In elementary school, I had a crush on this boy named Billy. We both went to different middle schools, but we went to the same high school. In high school, I had a major, MAJOR crush on him. I cannot even explain how much I liked this kid. He was a grade ahead of me, but we were pretty good friends. We joked around a lot, play fighting and flirting, I guess you could say. I'm not sure if he liked me, I wasn't really his type, I was into the whole emo thing, and he hung out with all the wanna-be gangsters. but there's this one time that I keep thinking about that makes me think he might have.. We were alone in one of the hallways in school one morning, and it was raining pretty bad out. He grabbed me and was pulling me towards the door, pretending he was going to throw me in the rain, but then he pushed me against the lockers, and we were pretty close, and I swore he was going to kiss me, but people started coming in, and he let me go. There would be times he'd wink at me, blow me kisses, stuff like that. He even carved his name into my locker. Also, one of my friends, veronica, well.. I don't think I'd call her a friend, but either way, she was obsessed with Billy. (just mentioning her, b/c she is often in my dreams). She would constantly leave notes in his locker, follow him around. Which he wasn't too fond of. He graduated in 2005. I graduated in 2006. The last time I saw him was in November of 2006, at our school's thanksgiving day football game. I didn't even know he was there until I was leaving and he followed me out, and jumped on my back and hugged me.

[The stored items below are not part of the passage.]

template <int NT_, int TW_, int COUT_T_, int KS_, int S_, bool UP2_, bool VEC_, bool GN_>
struct ConvCfg {
    static constexpr int NT = NT_, TW = TW_, COUT_T = COUT_T_, KS = KS_, S = S_;
    static constexpr bool UP2 = UP2_, VEC = VEC_, GN = GN_;
    static constexpr int TXN = TW / 4;
    static constexpr int TH = NT / TXN;
    static constexpr int IH = TH * S + KS - S;
    static constexpr int IW = TW * S + KS - S;
    static constexpr int SW = UP2_ ? TW_ / 2 + 8 : TW_ * S_ + 8;
// ... 94 lines not shown
                    } else {
                        o[e] = xe[e] * P.x;
                    }
                }
                if constexpr (S == 2) {
                    if (mdst[u] >= 0) {
                        *reinterpret_cast<float2*>(&smem[mdst[u] + 2]) = make_float2(o[0], o[2]);
                        smem[mdst[u] + CFG::PE + 3] = o[1];
                        smem[mdst[u] + CFG::PE + 4] = o[3];
                    }
                } else {
                    if (mdst[u] >= 0) *reinterpret_cast<float4*>(&smem[mdst[u]]) = make_float4(o[0], o[1], o[2], o[3]);
                }
            }
        } else {
            constexpr int TOT = CK * IH * IW, U = 8;
#pragma unroll 1
            for (int it = 0; it < TOT; it += U * NT) {
                float xs[U];
#pragma unroll
                for (int u = 0; u < U; ++u) {
                    const int idx = it + tid + u * NT;
                    const int ix = idx % IW, r = idx / IW;
                    const int iy = r % IH, ck = r / IH;
                    const int c = c0 + ck;
                    const int gy = iy0 + iy, gx = ix0 + ix;
                    const bool inimg = idx < TOT && c < Cin && gy >= 0 && gy < Hv && gx >= 0 && gx < Wv;
                    const int sy = UP2 ? (gy >> 1) : gy, sx = UP2 ? (gx >> 1) : gx;
                    const bool second = inimg && c >= C0;
                    const float* base = second ? p.in1.data : p.in0.data;
                    const int cc = second ? (b1 * C1 + (c - C0)) : (b0 * C0 + c);
                    const unsigned off = inimg ? (unsigned)((cc * Hin + sy) * Win + sx) : 0u;
                    xs[u] = mi_ldg(base + off);
                }
#pragma unroll
                for (int u = 0; u < U; ++u) {
                    const int idx = it + tid + u * NT;
                    const int ix = idx % IW, r = idx / IW;
                    const int iy = r % IH, ck = r / IH;
                    const int c = c0 + ck;
                    const int gy = iy0 + iy, gx = ix0 + ix;
                    const bool inimg = idx < TOT && c < Cin && gy >= 0 && gy < Hv && gx >= 0 && gx < Wv;
                    float v = 0.0f;
                    if (inimg) { const float4 P = chP[c]; v = gn ? mi_silu(fmaf(xs[u], P.x, P.y)) : xs[u] * P.x; }
                    if (idx < TOT) smem[(ck * IH + iy) * IWP + ix] = v;
                }
            }
        }
    };

    MI_TPHASE(0);
    stage_load(0);
    MI_TPHASE(1);

    if constexpr (CFG::GN) {
        __syncthreads();
        const int cpg = Cin / p.gn_groups;
        for (int g = tid; g < p.gn_groups; g += NT)
            mi_gn_group_moments(chS, chQ, g * cpg, (g + 1) * cpg, (double)cpg * (double)Hin * (double)Win, p.gn_eps, gMean[g], gRstd[g]);
        __syncthreads();
        for (int c = tid; c < Cin; c += NT) {
            const int g = c / cpg;
            float A = gRstd[g] * p.gn_gamma[c];
            float Bc = p.gn_beta[c] - gMean[g] * A;
            if (p.scale_shift) {
                const float* ss = p.scale_shift + (size_t)b * p.ss_stride + p.ss_off;
                const float sc = ss[c] + 1.0f, sh = ss[Cin + c];
                A *= sc;
                Bc = Bc * sc + sh;
            }
            if (c >= C0) A *= p.in1.scale; else A *= p.in0.scale;
            chP[c] = make_float4(A, Bc, A * -1.44269504088896340736f, Bc * -1.44269504088896340736f);
        }
    } else {
        for (int c = tid; c < Cin; c += NT) chP[c] = make_float4((c >= C0) ? p.in1.scale : p.in0.scale, 0.0f, 0.0f, 0.0f);
    }
    if (tid == 0) chP[MI_MAX_CIN] = make_float4(0.0f, 0.0f, 0.0f, 0.0f);

    for (int c0 = 0; c0 < Cin; c0 += CK) {
        MI_TPHASE(c0 == 0 ? 2 : 5);
        __syncthreads();
        MI_TPHASE(3);
        stage_write(c0);
        MI_TPHASE(4);
        __syncthreads();
        MI_TPHASE(3);
        if (c0 + CK < Cin) stage_load(c0 + CK);
        MI_TPHASE(1);
        const int nck = (Cin - c0) < CK ? (Cin - c0) : CK;
        for (int ck = 0; ck < nck; ++ck) {
            const float* wc = wts + (size_t)(c0 + ck) * KS * KS * CoutPad + co0;
#pragma unroll
            for (int ky = 0; ky < KS; ++ky) {
                float in[NIN];
                if constexpr (VEC && UP2) {
                    const float* row = &smem[(ck * IHS + ((ty + ky - 1) >> 1) + 1) * IWP + 2 * tx + 3];
                    const float s0 = row[0];
                    const float2 s12 = *reinterpret_cast<const float2*>(row + 1);
                    const float s3 = row[3];
                    in[0] = s0; in[1] = s12.x; in[2] = s12.x; in[3] = s12.y; in[4] = s12.y; in[5] = s3;
                } else if constexpr (VEC && S == 2) {
                    const float* rowE = &smem[(ck * IHS + ty * 2 + ky) * IWP + 4 * tx + 4];
                    const float* rowO = rowE + CFG::PE;
                    const float4 e4 = *reinterpret_cast<const float4*>(rowE), o4 = *reinterpret_cast<const float4*>(rowO);
                    in[0] = o4.x; in[1] = e4.x; in[2] = o4.y; in[3] = e4.y; in[4] = o4.z; in[5] = e4.z; in[6] = o4.w; in[7] = e4.w;
                    in[8] = rowO[4];
                    in[9] = rowE[4];
                } else if constexpr (VEC) {
                    const float* row = &smem[(ck * IHS + ty + ky) * IWP + tx * 4 + XOFF];
                    in[0] = row[0];
                    const float4 m4 = *reinterpret_cast<const float4*>(row + 1);
                    in[1] = m4.x; in[2] = m4.y; in[3] = m4.z; in[4] = m4.w;
                    in[5] = row[5];
                } else {
                    const float* row = &smem[(ck * IH + ty * S + ky) * IWP + tx * 4 * S];
#pragma unroll
                    for (int j = 0; j < NIN; ++j) in[j] = row[j];
                }
#pragma unroll
                for (int kx = 0; kx < KS; ++kx) {
                    const float* wk = wc + (ky * KS + kx) * CoutPad;
                    float wv[COUT_T];
#pragma unroll
                    for (int co = 0; co < COUT_T; ++co) wv[co] = wk[co];
#pragma unroll
                    for (int px = 0; px < 4; ++px)
#pragma unroll
                        for (int co = 0; co < COUT_T; ++co) acc[px][co] = fmaf(in[px * S + kx], wv[co], acc[px][co]);
                }
            }
        }
    }

    MI_TPHASE(5);
    const int oy = oy0 + ty, ox = ox0 + tx * 4;
    const bool row_ok = oy < p.H;
    const int Cres0 = p.res0.data ? p.res0.C : 0, Cres1 = (p.res0.data && p.res1.data) ? p.res1.C : 0;
#pragma unroll
    for (int co = 0; co < COUT_T; ++co) {
        const float bv = (p.bias && (co0 + co) < p.Cout) ? p.bias[co0 + co] : 0.0f;
#pragma unroll
        for (int px = 0; px < 4; ++px) acc[px][co] += bv;
    }
    if (p.res0.data && row_ok) {
        if (p.res_w) {
            for (int cr = 0; cr < Cres0 + Cres1; ++cr) {
                const bool second = cr >= Cres0;
                const float* src = second ? p.res1.data + ((size_t)(br1 * Cres1 + (cr - Cres0)) * p.H + oy) * p.W
                                          : p.res0.data + ((size_t)(br0 * Cres0 + cr) * p.H + oy) * p.W;
                const float sc = second ? p.res1.scale : p.res0.scale;
                float rv[4];
                if (ox + 3 < p.W && (p.W & 3) == 0) {
                    const float4 t4 = mi_ldg4(src + ox);
                    rv[0] = t4.x * sc; rv[1] = t4.y * sc; rv[2] = t4.z * sc; rv[3] = t4.w * sc;
                } else {
#pragma unroll
                    for (int px = 0; px < 4; ++px) rv[px] = (ox + px < p.W) ? mi_ldg(src + ox + px) * sc : 0.0f;
                }
                const float* wr = res_wts + (size_t)cr * CoutPad + co0;
#pragma unroll
                for (int co = 0; co < COUT_T; ++co) {
                    const float wv = wr[co];
#pragma unroll
                    for (int px = 0; px < 4; ++px) acc[px][co] = fmaf(rv[px], wv, acc[px][co]);
                }
            }
#pragma unroll
            for (int co = 0; co < COUT_T; ++co) {
                const float bv = (p.res_b && (co0 + co) < p.Cout) ? p.res_b[co0 + co] : 0.0f;
#pragma unroll
                for (int px = 0; px < 4; ++px) acc[px][co] += bv;
            }
        } else {
#pragma unroll
            for (int co = 0; co < COUT_T; ++co) {
                if (co0 + co < p.Cout) {
                    const float* src = p.res0.data + ((size_t)(br0 * Cres0 + co0 + co) * p.H + oy) * p.W;
                    if (ox + 3 < p.W && (p.W & 3) == 0) {
                        const float4 t4 = mi_ldg4(src + ox);
                        acc[0][co] += t4.x * p.res0.scale; acc[1][co] += t4.y * p.res0.scale;
                        acc[2][co] += t4.z * p.res0.scale; acc[3][co] += t4.w * p.res0.scale;
                    } else {
#pragma unroll
                        for (int px = 0; px < 4; ++px)
                            if (ox + px < p.W) acc[px][co] += mi_ldg(src + ox + px) * p.res0.scale;
                    }
                }
            }
        }
    }
    double ssum[COUT_T], ssq[COUT_T];
#pragma unroll
    for (int co = 0; co < COUT_T; ++co) {
        double s = 0.0, q = 0.0;
        if (row_ok && (co0 + co) < p.Cout) {
            float* dst = p.out + ((size_t)(b * p.Cout + co0 + co) * p.H + oy) * p.W + ox;
            if (ox + 3 < p.W && (p.W & 3) == 0) {
                mi_stg4(dst, make_float4(acc[0][co], acc[1][co], acc[2][co], acc[3][co]));
#pragma unroll
                for (int px = 0; px < 4; ++px) { const double v = (double)acc[px][co]; s += v; q = fma(v, v, q); }
            } else {
#pragma unroll
                for (int px = 0; px < 4; ++px)
                    if (ox + px < p.W) { mi_stg(dst + px, acc[px][co]); const double v = (double)acc[px][co]; s += v; q = fma(v, v, q); }
            }
        }
        ssum[co] = s;
        ssq[co] = q;
    }
    if (p.out_stats) {
        static_assert(NT % 64 == 0 && 2 * COUT_T <= NT, "statistics reduction: whole waves");
        constexpr int NW = NT / 64;
        static_assert(2 * COUT_T * NW * 2 <= CFG::SMEM_FLOATS, "statistics staging fits the tile buffer");
        __syncthreads();
        double* const redd = reinterpret_cast<double*>(smem);
#pragma unroll
        for (int co = 0; co < COUT_T; ++co) {
            double s = ssum[co], q = ssq[co];
#pragma unroll
            for (int o = 32; o > 0; o >>= 1) { s += __shfl_xor(s, o); q += __shfl_xor(q, o); }
            if ((tid & 63) == 0) { redd[(2 * co) * NW + (tid >> 6)] = s; redd[(2 * co + 1) * NW + (tid >> 6)] = q; }
        }
        __syncthreads();
        if (tid < 2 * COUT_T) {
            double a = 0.0;
            for (int w = 0; w < NW; ++w) a += redd[tid * NW + w];
            const int co = co0 + (tid >> 1);
            if (co < p.Cout) {
                const int nt = gridDim.x;
                p.out_stats[((size_t)(b * p.Cout + co) * nt + tile) * 2 + (tid & 1)] = a;
            }
        }
    }
    MI_TPHASE(6);
    MI_TEND();
}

Now I have a boyfriend, we've been together for 3 years now. I also knew him since elementary school. I've been having dreams about Billy lately. I've been having them for years. I'll have a few dreams a few times in a week, then like, a month or so could go by, and I'd start having the dreams again. There's different variations of them, but in every single one, in my dreams, I'll run into Billy in a random place.. On a bus, in a store, or sometimes I'll even be back in high school again. And it's always the same thing, he tells me he really missed me, that he really loves me. Then around that point, Veronica shows up and tries to stop him from telling me his feelings. Sometimes my boyfriend is in my dreams, and I'd cheat on him, but I would always feel guilty and I'd always wake up before I could tell him that I cheated. After I wake up, I just can't stop thinking about him. I've tried to find him online, but he isn't on any networking sites, and none of our old friends have kept in contact with him. It's just driving me crazy, and I feel horrible about having these dreams, because I do love my boyfriend, I mean, we're even talking about getting married soon. I just want to know what this all means.

----------


## nautilus

I'm not sure what it means, exactly, but there are definitely some unresolved feelings. It sounds like the dreams are the main reason you're thinking about Billy. Whenever I've gotten recurring dreams/nightmares, it's been because I kept doing the same thing in the dream and wasn't getting whatever message it is my subconscious was trying to tell me. Maybe you could try to get a lucid dream and ask the dream characters questions, or at least go to sleep with that intention. Also, take note of what's going on in your waking life when these dreams occur, and see if there's some common issue that may be triggering them. It may turn out it's related to something different than what you expect (a less literal interpretation).

----------